Georgia isn’t yet at that point, and all concerned hope it never will be. But hospital officials and some of the bioethicists who advise them on end-of-life decisions are already drawing up guidance for such decisions. They consider if or when age should be a factor. The likelihood of full recovery. Certainly not wealth or prominence, but what about contributions someone has made to society? Or should it be first come, first served?
A group of doctors writing in the New England Journal of Medicine last week suggested that for patients with similar prospects, a lottery was the only fair way to decide.
As they wait for guidance, Georgia doctors have asked Gov. Brian Kemp for protection from liability if they have to deny someone a ventilator. And family members and mental health professionals are bracing for the mental fallout among health care workers if they have to make such choices.

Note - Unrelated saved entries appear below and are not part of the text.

hipError_t launch_schur(okvis_ba_solver* s, Sub b, int final_call = 0) {
  const LaunchPlan& p = s->plan;
  const dim3 grid((unsigned)p.schur.gx, (unsigned)b.nw), blk(SCHUR_THREADS);
  const WinPtrs* wins = s->d_wins + b.w0;
  const CtrlSlot* ctrls = s->d_ctrl + b.w0;
  switch (p.schur.k) {
    case SCHUR_NONE: return hipSuccess;
    case SCHUR_VALU: hipLaunchKernelGGL(schur_kernel, grid, blk, p.schur.lds, b.st, wins, s->d_opt, p.trows, final_call); break;
    case SCHUR_MFMA3: hipLaunchKernelGGL(schur_mfma_kernel<3>, grid, blk, p.schur.lds, b.st, wins, s->d_opt, p.trows, final_call, p.nlb, ctrls, p.nodec); break;
    case SCHUR_MFMA9: hipLaunchKernelGGL(schur_mfma_kernel<9>, grid, blk, p.schur.lds, b.st, wins, s->d_opt, p.trows, final_call, p.nlb, ctrls, p.nodec); break;
    case SCHUR_RIDE3: hipLaunchKernelGGL(schur_ride_kernel<3>, grid, blk, p.schur.lds, b.st, wins, s->d_opt, p.trows, final_call, p.nlb, ctrls, p.nodec, p.n_small); break;
    case SCHUR_MFMA3_SERIAL: hipLaunchKernelGGL((schur_mfma_kernel<3, true>), grid, blk, p.schur.lds, b.st, wins, s->d_opt, p.trows, final_call, p.nlb, ctrls, p.nodec); break;
    case SCHUR_RIDE3_SERIAL: hipLaunchKernelGGL((schur_ride_kernel<3, true>), grid, blk, p.schur.lds, b.st, wins, s->d_opt, p.trows, final_call, p.nlb, ctrls, p.nodec, p.n_small); break;
  }
  return hipGetLastError();
}
void launch_solve_kernel(okvis_ba_solver* s, const Launch& l, dim3 grid, hipStream_t st, const WinPtrs* wins, int final_only, CtrlSlot* ctrls) {
  const SolveFn fn = SOLVE[l.k];
  hipLaunchKernelGGL(fn, grid, dim3(SOLVE_THREADS), l.lds, st, wins, s->d_opt, final_only, ctrls);
}
hipError_t launch_solve(okvis_ba_solver* s, Sub b, int final_only) {
  const LaunchPlan& p = s->plan;
  if (p.solve.k) launch_solve_kernel(s, p.solve, dim3((unsigned)b.nw, 1 + b.helpers), b.st, s->d_wins + b.w0, final_only, s->d_ctrl + b.w0);
  if (p.tiled.k) {
    launch_solve_kernel(s, p.tiled, dim3((unsigned)b.nw), b.st, s->d_wins + b.w0, final_only, s->d_ctrl + b.w0);
    if (!final_only) {
      const int nT = p.nT;
      hipLaunchKernelGGL(large_export_kernel, dim3(nT * (nT + 1) / 2, (unsigned)b.nw, CT_TILE / CT_THREADS), dim3(CT_THREADS), 0, b.st,
                         s->d_wins + b.w0);
      hipLaunchKernelGGL(chol_tiles_window_kernel, dim3(nT * (nT + 1) / 2 + nT, (unsigned)b.nw), dim3(CT_THREADS), CT_SMEM_DOUBLES * 8,
                         b.st, s->d_wins + b.w0);
      hipLaunchKernelGGL(solve_large_tail_kernel, dim3((unsigned)b.nw), dim3(SOLVE_THREADS), 0, b.st, s->d_wins + b.w0, s->d_opt);
    }
  }
  return hipGetLastError();
}
hipError_t launch_lin(okvis_ba_solver* s, Sub b, int init) {
  const LaunchPlan& p = s->plan;
  const WinPtrs* wins = s->d_wins + b.w0;
  const Launch& f = init ? p.small_init : p.small_iter;
  if (f.k == SMALL_ALL) hipLaunchKernelGGL(small_kernel, dim3((unsigned)f.gx, (unsigned)b.nw), dim3(LIN_THREADS), f.lds, b.st, wins, init);
  if (f.k == SMALL_PREPARE) hipLaunchKernelGGL(small_prepare_kernel, dim3((unsigned)f.gx, (unsigned)b.nw), dim3(LIN_THREADS), f.lds, b.st, wins);
  const dim3 grid((unsigned)p.lin.gx, (unsigned)b.nw);
  if (p.lin2) {
    const Lin2Fn fn = LIN2[p.lin.k];
    hipLaunchKernelGGL(fn, grid, dim3(LIN_THREADS), p.lin.lds, b.st, wins, s->d_opt, init, p.lin_n_small, p.sd);
  } else {
    const LinFn fn = LIN[p.lin.k];
    hipLaunchKernelGGL(fn, grid, dim3(LIN_THREADS), p.lin.lds, b.st, wins, s->d_opt, init, p.lin_n_small);
  }
  return hipGetLastError();
}
hipError_t launch_imu_take_back(okvis_ba_solver* s, int w0, int nw) {
  if (!s->plan.take_back.k) return hipSuccess;
  hipLaunchKernelGGL(imu_take_back_kernel, dim3((unsigned)s->plan.take_back.gx, (unsigned)nw), dim3(64), 0, s->stream, s->d_wins + w0);
  return hipGetLastError();
}
hipError_t launch_iteration(okvis_ba_solver* s, Sub b) {
  hipError_t e;
  if ((e = launch_schur(s, b)) != hipSuccess) return e;
  if ((e = launch_solve(s, b, 0)) != hipSuccess) return e;
  return launch_lin(s, b, 0);
}
hipError_t launch_budget(okvis_ba_solver* s, Sub b, int n) {
  if (!s->plan.budget || n <= 0) return hipSuccess;
  hipLaunchKernelGGL(add_budget_kernel, dim3((unsigned)b.nw), dim3(64), 0, b.st, s->d_wins + b.w0, n);
  return hipGetLastError();
}
hipError_t launch_chain(okvis_ba_solver* s, Sub b, int n, int budget) {
  hipError_t e = launch_budget(s, b, budget);
  for (int i = 0; i < n && e == hipSuccess; ++i) e = launch_iteration(s, b);
  return e;
}
hipError_t launch_iterations_forked(okvis_ba_solver* s, int n, int budget = -1) {
  const int nsub = (int)s->sub_streams.size();
  if (budget < 0) budget = n;
  if (nsub <= 1) return launch_chain(s, whole(s), n, budget);
  hipError_t e = hipEventRecord(s->ev_fork, s->stream);
  for (int k = 0; k < nsub && e == hipSuccess; ++k) {
    e = hipStreamWaitEvent(s->sub_streams[k], s->ev_fork, 0);
    if (e == hipSuccess) e = launch_chain(s, sub(s->sub_streams[k], s->plan.subs[k]), n, budget);
    if (e == hipSuccess) e = hipEventRecord(s->sub_events[k], s->sub_streams[k]);
    if (e == hipSuccess) e = hipStreamWaitEvent(s->stream, s->sub_events[k], 0);
  }
  return e;
}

Dr. Ann Groover, a psychiatrist in Rome, has already seen health care workers in her office in tears at dealing with the outbreak there: frazzled and exhausted at the work they’ve done, and still racked by wondering if they could have done more. To actively decide not to do more for a patient — or at least to feel like it was your decision — could be devastating for some, she said.
If it comes to rationing ventilators, “It’s going to be awful,” she said. “Doctors are going to feel like they’re killing patients instead of saving them. And it’s a very unfair situation to put physicians in.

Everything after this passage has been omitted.